I love this post, Ned. Getting something exactly right is always such a good feeling (even if other people don't agree with your "exactly right"... which is almost always the case ;)

And I think your point in the above comment is a very good one - if you can't read the code, you won't be able to maintain it later. While I don't really like the loop, I can at least tell what it's doing, and in any realistic application, it'll never be the thing slowing down your code.

Virgil Dupras 12:05 PM on 20 Sep 2012

Just so you guys don't get me wrong: I also agree that readability comes first and Ned's snippet is readable. The for loop is simply an aesthetic annoyance for me (as well as a performance problem, but this is probably not important).

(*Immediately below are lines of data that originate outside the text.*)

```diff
diff --git a/ragraph_amd/csrc/topk_filter.hip b/ragraph_amd/csrc/topk_filter.hip
--- a/ragraph_amd/csrc/topk_filter.hip
+++ b/ragraph_amd/csrc/topk_filter.hip
@@ -365,24 +365,36 @@
   return filter_call_plan(in, filter_schedule(in)).spec ? 1 : 0;
 }
 
+static RingPlan ring_plan_cached(int64_t qtiles, int64_t NS, int CUS, int lb_min) {
+  struct Entry {
+    int64_t qtiles, NS;
+    int CUS, lb_min;
+    RingPlan pl;
+  };
+  constexpr int SLOTS = 16;
+  thread_local Entry cache[SLOTS];
+  thread_local int used = 0, victim = 0;
+  for (int i = 0; i < used; ++i)
+    if (cache[i].qtiles == qtiles && cache[i].NS == NS && cache[i].CUS == CUS && cache[i].lb_min == lb_min) return cache[i].pl;
+  const RingPlan pl = ring_plan_choose(qtiles, NS, CUS, lb_min);
+  const int at = used < SLOTS ? used++ : (victim = (victim + 1) % SLOTS);
+  cache[at] = Entry{qtiles, NS, CUS, lb_min, pl};
+  return pl;
+}
+
 template <int D, int QW, bool BOUND, bool I8 = false, bool SCORED = false, bool PIPE = false>
 static int launch_ring(FilterParams p, int64_t B, int CUS, int prof_slot, hipStream_t st) {
   using C = FilterCfg<I8 ? D / 2 : D>;
   p.qtiles = cdiv(B, (int64_t)C::WAVES * QW);
-  p.xcd_map = p.qtiles >= 64 ? 1 : 0;
-  p.wgs_per_group = CUS / (p.xcd_map ? 8 : 1);
   {
     const int64_t per_wg = p.qtiles * p.nstages_total / CUS;
     p.lb_min = per_wg >= 16 ? 8 : (per_wg >= 8 ? 4 : (per_wg >= 3 ? 2 : 1));
   }
-  const int64_t nq0 = p.xcd_map ? (p.qtiles + 7) / 8 : p.qtiles;
-  for (int v = 0; v < 2; ++v) {
-    const int64_t nq = nq0 - v;
-    p.depth[v] = 0;
-    if (nq < 1 || (v == 1 && (!p.xcd_map || p.qtiles % 8 == 0))) continue;
-    p.depth[v] = SegmentWalker::choose_depth(nq, p.nstages_total, p.wgs_per_group, p.lb_min, 0).depth;
-    if (p.qtiles * p.nstages_total / CUS < 16) p.depth[v] = 0;
-  }
+  const RingPlan pl = ring_plan_cached(p.qtiles, p.nstages_total, CUS, p.lb_min);
+  p.xcd_map = pl.mode;
+  p.wgs_per_group = CUS / (pl.mode == RING_ONE ? 1 : 8);
+  p.depth[0] = pl.depth[0];
+  p.depth[1] = pl.depth[1];
   static DeviceOnce lds_once;
   if (hipError_t e = raise_dynamic_lds(lds_once, &topk_filter_kernel<D, QW, BOUND, I8, SCORED, PIPE>, (int)C::LDS_BYTES); e != hipSuccess) {
     set_error("topk_cosine_filtered: cannot raise dynamic LDS limit: %s", hipGetErrorString(e));
@@ -727,6 +739,10 @@
     const int64_t lk = c.level[l].key1 - c.level[l].key0;
     stats_init.keys[l] = lk > INT_MAX ? INT_MAX : (int)lk;
   }
+  if (hipMemsetAsync(stats + 15, 0, sizeof(int), st) != hipSuccess) {
+    set_error("topk_cosine_filtered: memset failed");
+    return RAGRAPH_EDEVICE;
+  }
 #define RG_PREP(R_)                                                                                                                     \
   hipLaunchKernelGGL((filter_prep_kernel<D, R_>), dim3((unsigned)cdiv(B <= FILTER_QB_MAX_B ? (B + 31) / 32 * 32 : B, 4 * (R_))), dim3(256), 0, st, a.Q, B, \
                      f.Qn, f.eq, f.count, f.flag, a.overflow, bound ? f.gmax : nullptr, c.parts, c.bf16_image ? f.Qb : nullptr,         \
```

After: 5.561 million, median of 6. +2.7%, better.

However, I believe that it's possible to keep the readability and remove the loop with a modified version of Anton's code (to make the mathematical operations more self-explanatory).

Tim White 3:34 PM on 20 Sep 2012

The loop could also be replaced by

```when -= datetime.timedelta(days=28*months)
when = when.replace(day=1)
```
It might be easier to see why that works (knowing months < 12 here)

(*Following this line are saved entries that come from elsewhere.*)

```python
class Stft:

    def __init__(self, bins=32768, overlap=0, sample_rate=48000, window=RO_WINDOW_NUTTALL,
                 window_table=None, iq_gain=0.0, iq_phase_shift=0, device=0, max_batch_rows=0,
                 bands=None, tile=None, spare_cus_per_xcd=0, precision=RO_PRECISION_F32, tile_ln=False,
                 extra_bands=None):
        cfg = Config()
        cfg.struct_size = C.sizeof(Config)
        cfg.bins, cfg.overlap, cfg.sample_rate = bins, overlap, sample_rate
        cfg.window_kind = window
        self._wt = None
        if window_table is not None:
            self._wt = np.ascontiguousarray(window_table, dtype=np.float32)
            if self._wt.size != bins:
                raise ValueError("window_table must have `bins` entries")
            cfg.window_kind = RO_WINDOW_CUSTOM
            cfg.window_table = self._wt.ctypes.data_as(C.POINTER(C.c_float))
        cfg.iq_gain = iq_gain
        cfg.iq_phase_shift = iq_phase_shift
        cfg.device = device
        cfg.max_batch_rows = max_batch_rows
        if bands is not None:
            cfg.enable_scan = 1
            cfg.bands = bands
        if tile is not None:
            cfg.tile_first_col, cfg.tile_cols = tile
        cfg.spare_cus_per_xcd = spare_cus_per_xcd
        cfg.precision = precision
        cfg.tile_ln = 1 if tile_ln else 0
        self._h = C.c_void_p()
        lib = library()
        require_one_hip_runtime()
        _check(lib.ro_stft_create(C.byref(cfg), C.byref(self._h)))
        self.bins = bins
        self.hop = library().ro_stft_hop(self._h)
        self.scan_enabled = bands is not None
        self.tile = tile
        self.extra_count = 0
        self.image_cols = 0
        if extra_bands:
            try:
                self.set_extra_bands(extra_bands)
            except Exception:
                self.close()
                raise

    def close(self):
        if getattr(self, "_h", None) and self._h.value:
            library().ro_stft_destroy(self._h)
            self._h = C.c_void_p()

    def __del__(self):
        try:
            self.close()
        except Exception:
            pass

    def __enter__(self):
        return self

    def __exit__(self, *exc):
        self.close()

    @property
    def window(self):
        w = np.empty(self.bins, dtype=np.float32)
        _check(library().ro_stft_get_window(self._h, w.ctypes.data_as(C.POINTER(C.c_float))))
        return w

    @property
    def device_name(self):
        buf = C.create_string_buffer(256)
        _check(library().ro_stft_device_name(self._h, buf, 256))
        return buf.value.decode()

    def set_bands(self, bands):
        _check(library().ro_stft_set_bands(self._h, C.byref(bands)))
        self.scan_enabled = True

    def set_extra_bands(self, sets):
        sets = list(sets or [])
        arr = (Bands * max(len(sets), 1))(*sets)
        _check(library().ro_stft_set_extra_bands(self._h, arr, len(sets)))
        self.extra_count = len(sets)

    @property
    def extra_bands(self):
        arr = (Bands * RO_MAX_EXTRA_BANDS)()
        n = library().ro_stft_extra_bands(self._h, arr)
        if n < 0:
            _check(n)
        return [arr[i] for i in range(n)]

    def run_resident_sets(self, d_iq, fmt, samples, first_row, rows, d_rows, row_stride=None, d_tile=None,
                          d_records=None, d_extra=None, stream=None):
        _check(library().ro_stft_run_resident_sets(self._h, _ptr(d_iq), fmt, samples, first_row, rows,
                                                   _ptr(d_rows), row_stride or self.bins, _ptr(d_tile),
                                                   _ptr(d_records), _ptr(d_extra), _ptr(stream)))

    def events_resident(self, rows, detectors, d_state, d_records=None, d_extra=None, first_row=0, d_events=None,
                        capacity=0, d_summary=None, d_detect=None, stream=None):
        if len(detectors) != 1 + self.extra_count:
            raise ValueError("detectors: one per slot, %d" % (1 + self.extra_count))
        _check(library().ro_stft_events_resident(self._h, _ptr(d_records), _ptr(d_extra), first_row, rows,
                                                 _detectors(detectors), _ptr(d_state), _ptr(d_events), capacity,
                                                 _ptr(d_summary), _ptr(d_detect), _ptr(stream)))

    def run_resident_events(self, d_iq, fmt, samples, first_row, rows, d_rows, detectors, d_state, row_stride=None,
                            d_tile=None, d_records=None, d_extra=None, d_events=None, capacity=0, d_summary=None,
                            d_detect=None, stream=None):
        if len(detectors) != 1 + self.extra_count:
            raise ValueError("detectors: one per slot, %d" % (1 + self.extra_count))
        _check(library().ro_stft_run_resident_events(self._h, _ptr(d_iq), fmt, samples, first_row, rows, _ptr(d_rows),
                                                     row_stride or self.bins, _ptr(d_tile), _ptr(d_records),
                                                     _ptr(d_extra), _detectors(detectors), _ptr(d_state), _ptr(d_events),
                                                     capacity, _ptr(d_summary), _ptr(d_detect), _ptr(stream)))

    def ring_put_resident(self, d_image, first_row, rows, ring, image_stride=None, stream=None):
        _check(library().ro_stft_ring_put_resident(self._h, _ptr(d_image), ring.cols if image_stride is None else image_stride,
                                                   first_row, rows, C.byref(ring), _ptr(stream)))

    def snapshots_resident(self, slot_mask, snapshot_rows, ring, head_row, d_pending, d_pending_count, pending_capacity,
                           d_dir, d_arena, arena_floats, d_snap_summary, d_events=None, capacity=0, d_summary=None,
                           stream=None):
        rows_arr, _ = _snapshot_rows(snapshot_rows, slot_mask)
        _check(library().ro_stft_snapshots_resident(self._h, _ptr(d_events), capacity, _ptr(d_summary), slot_mask, rows_arr,
                                                    C.byref(ring), head_row, _ptr(d_pending), _ptr(d_pending_count),
                                                    pending_capacity, _ptr(d_dir), _ptr(d_arena), arena_floats,
                                                    _ptr(d_snap_summary), _ptr(stream)))

    def raw_resident(self, d_dir, dir_capacity, d_snap_summary, spans, d_pending, d_pending_count, pending_capacity,
                     d_raw_dir, d_arena, arena_floats, d_raw_summary, stream=None):
        arr, count = _spans(spans)
        _check(library().ro_stft_raw_resident(self._h, _ptr(d_dir), dir_capacity, _ptr(d_snap_summary), arr, count,
                                              _ptr(d_pending), _ptr(d_pending_count), pending_capacity, _ptr(d_raw_dir),
                                              _ptr(d_arena), arena_floats, _ptr(d_raw_summary), _ptr(stream)))
# ... 88 lines not shown

    def spectra_resident(self, d_iq, fmt, samples, first_row, rows, d_spectra, stride=None, stream=None):
        _check(library().ro_stft_spectra_resident(self._h, _ptr(d_iq), fmt, samples, first_row, rows,
                                                  _ptr(d_spectra), stride or self.bins, _ptr(stream)))

    def band_resident(self, d_iq, fmt, samples, first_row, rows, first_col, cols, d_band, band_stride=None,
                      d_records=None, stream=None):
        _check(library().ro_stft_band_resident(self._h, _ptr(d_iq), fmt, samples, first_row, rows, first_col, cols,
                                               _ptr(d_band), band_stride or cols, _ptr(d_records), _ptr(stream)))

    def band_windows_resident(self, d_iq, fmt, samples, first_row, rows, windows, d_band, band_stride=None,
                              d_records=None, d_extra=None, stream=None):
        arr, n = _windows(windows)
        total = sum(arr[i].cols for i in range(n))
        _check(library().ro_stft_band_windows_resident(self._h, _ptr(d_iq), fmt, samples, first_row, rows, arr, n,
                                                       _ptr(d_band), band_stride or total, _ptr(d_records),
                                                       _ptr(d_extra), _ptr(stream)))

    def cut_windows_resident(self, d_rows, rows, windows, d_image, row_stride=None, image_stride=None, stream=None):
        arr, n = _windows(windows)
        total = sum(arr[i].cols for i in range(n))
        _check(library().ro_stft_cut_windows_resident(self._h, _ptr(d_rows), row_stride or self.bins, rows, arr, n,
                                                      _ptr(d_image), image_stride or total, _ptr(stream)))

    def run_resident_windows(self, d_iq, fmt, samples, first_row, rows, d_rows, windows, d_image, row_stride=None,
                             image_stride=None, d_records=None, d_extra=None, stream=None):
        arr, n = _windows(windows)
        total = sum(arr[i].cols for i in range(n))
        _check(library().ro_stft_run_resident_windows(self._h, _ptr(d_iq), fmt, samples, first_row, rows, _ptr(d_rows),
                                                      row_stride or self.bins, arr, n, _ptr(d_image),
                                                      image_stride or total, _ptr(d_records), _ptr(d_extra),
                                                      _ptr(stream)))

    def scan_resident(self, d_rows, rows, d_records, row_stride=None, stream=None):
        _check(library().ro_stft_scan_resident(self._h, _ptr(d_rows), row_stride or self.bins, rows,
                                               _ptr(d_records), _ptr(stream)))

    def ln_tile_resident(self, d_rows, rows, first_col, cols, d_ln=None, d_u8=None, d_minmax=None,
                         row_stride=None, stream=None):
        _check(library().ro_stft_ln_tile_resident(self._h, _ptr(d_rows), row_stride or self.bins, rows, first_col,
                                                  cols, _ptr(d_ln), _ptr(d_u8), _ptr(d_minmax), _ptr(stream)))

    def time_resident(self, d_iq, fmt, samples, first_row, rows, d_rows, iters, row_stride=None,
                      d_tile=None, d_records=None, stream=None):
        ms = (C.c_float * iters)()
        kern = (C.c_float * 2)()
        _check(library().ro_stft_time_resident(self._h, _ptr(d_iq), fmt, samples, first_row, rows,
                                               _ptr(d_rows), row_stride or self.bins, _ptr(d_tile),
                                               _ptr(d_records), _ptr(stream), iters, ms, kern))
        return np.array(ms[:], dtype=np.float64), float(kern[0]), float(kern[1])

    def push(self, iq):
        a = np.ascontiguousarray(iq)
        if a.dtype == np.complex64:
            a, fmt = a.view(np.float32), RO_IQ_F32
        elif a.dtype == np.complex128:
            a, fmt = a.view(np.float64), RO_IQ_F64
        elif a.dtype == np.float32:
            fmt = RO_IQ_F32
        elif a.dtype == np.float64:
            fmt = RO_IQ_F64
        elif a.dtype == np.int16:
            fmt = RO_IQ_I16
        else:
            raise TypeError("unsupported sample dtype %s" % a.dtype)
        n = a.size // 2
        ready = C.c_int64()
        _check(library().ro_stft_push(self._h, C.c_void_p(a.ctypes.data), fmt, n, C.byref(ready)))
        return ready.value

    def flush(self):
        ready = C.c_int64()
        _check(library().ro_stft_flush(self._h, C.byref(ready)))
        return ready.value

    def set_tile_windows(self, windows):
        arr, n = _windows(windows or [])
        _check(library().ro_stft_set_tile_windows(self._h, arr, n))
        self.image_cols = sum(arr[i].cols for i in range(n))

    @property
    def tile_windows(self):
        arr = (BandWindow * RO_MAX_TILE_WINDOWS)()
        n = library().ro_stft_tile_windows(self._h, arr)
        if n < 0:
            _check(n)
        return [BandWindow(arr[i].first_col, arr[i].cols) for i in range(n)]

    def _default_columns(self, first_col, cols):
        lo, n = (0, self.image_cols) if self.image_cols else self.tile if self.tile else (0, self.bins)
        if first_col is None:
            first_col = lo
        if cols is None:
            cols = lo + n - first_col
        return first_col, cols

    def fetch(self, max_rows, first_col=None, cols=None, want_records=None):
        first_col, cols = self._default_columns(first_col, cols)
        want_records = self.scan_enabled if want_records is None else want_records
        rows = np.empty((max_rows, cols), dtype=np.float32)
        recs = np.empty(max_rows, dtype=SCAN_DTYPE) if want_records else None
        first = C.c_int64()
        got = C.c_int64()
        _check(library().ro_stft_fetch(
            self._h, max_rows, first_col, cols, rows.ctypes.data_as(C.POINTER(C.c_float)),
            recs.ctypes.data_as(C.POINTER(ScanRecord)) if recs is not None else None,
            C.byref(first), C.byref(got)))
        g = got.value
        return first.value, rows[:g], (recs[:g] if recs is not None else None)

    def fetch_sets(self, max_rows, first_col=None, cols=None, want_rows=None, want_extra=True):
        first_col, cols = self._default_columns(first_col, cols)
        want_rows = (getattr(self, "_sink", None) is None) if want_rows is None else want_rows
        rows = np.empty((max_rows, cols), dtype=np.float32) if want_rows else None
        recs = np.empty(max_rows, dtype=SCAN_DTYPE) if self.scan_enabled else None
        count = self.extra_count
        extra = np.empty((max_rows, max(count, 1)), dtype=SCAN_DTYPE) if want_extra else None
        first, got = C.c_int64(), C.c_int64()
        _check(library().ro_stft_fetch_sets(
            self._h, max_rows, first_col if want_rows else 0, cols if want_rows else 0,
            rows.ctypes.data_as(C.POINTER(C.c_float)) if rows is not None else None,
            recs.ctypes.data_as(C.POINTER(ScanRecord)) if recs is not None else None,
            extra.ctypes.data_as(C.POINTER(ScanRecord)) if extra is not None else None,
            C.byref(first), C.byref(got)))
        g = got.value
        return (first.value, rows[:g] if rows is not None else None, recs[:g] if recs is not None else None,
                extra[:g, :count] if extra is not None else None)

    def reset(self):
        _check(library().ro_stft_reset(self._h))

    def set_row_sink(self, ring, first_slot=0):
        if ring is None:
            _check(library().ro_stft_set_row_sink(self._h, None, 0, 0, 0))
            self._sink = None
            return
        assert ring.dtype == np.float32 and ring.ndim == 2 and ring.flags["C_CONTIGUOUS"]
        _check(library().ro_stft_set_row_sink(self._h, C.c_void_p(ring.ctypes.data), ring.shape[1], ring.shape[0], first_slot))
        self._sink = ring

    def fetch_records(self, max_rows):
        recs = np.empty(max_rows, dtype=SCAN_DTYPE) if self.scan_enabled else None
        first, got = C.c_int64(), C.c_int64()
        _check(library().ro_stft_fetch(self._h, max_rows, 0, 0, None,
                                       recs.ctypes.data_as(C.POINTER(ScanRecord)) if recs is not None else None,
                                       C.byref(first), C.byref(got)))
        return first.value, got.value, (recs[:got.value] if recs is not None else None)

    def timing(self, reset=False):
        t = Timing()
        _check(library().ro_stft_timing(self._h, C.byref(t), 1 if reset else 0))
        return {k: getattr(t, k) for k, _ in Timing._fields_}

    def rows_complete(self):
        n = C.c_int64()
        _check(library().ro_stft_rows_complete(self._h, C.byref(n)))
        return n.value

    def stats(self):
        s, r, l = C.c_int64(), C.c_int64(), C.c_int64()
        ms = C.c_double()
        _check(library().ro_stft_stats(self._h, C.byref(s), C.byref(r), C.byref(l), C.byref(ms)))
        return {"samples_in": s.value, "rows_out": r.value, "launches": l.value,
                "kernel_ms_total": ms.value}
```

eric 9:22 PM on 20 Sep 2012

I'm only superficially familiar with Python, but wouldn't the following be simpler and clearer? (I think the comments are superfluous, but decided to include anyway)

```def subtract_months(when, months):
#addition is more general and easier to think about, so defer to add_months
return add_months(when, -months)

def add_months(when, months):
#the new month will be when's month + months (taken mod 12 with appropriate offset)
#subtracting 1 shifts the month numbers to 0 - 11, making mod work correctly
year_diff, month_num = divmod(when.month - 1 + months, 12)
#adding back in the 1 month we subtracted above
month_num = month_num + 1
return when.replace(year=when.year + year_diff, month=month_num, day=1)
```

Ned Batchelder 10:07 AM on 21 Sep 2012

The good news it that all of these other suggestions work just as well as my code! :)

Anton Bobrov 2:57 AM on 24 Sep 2012

@eric, yeah, my code was written at early morning, and I missed this simple symmetry. However I tested it with negative values ))) You are a winner!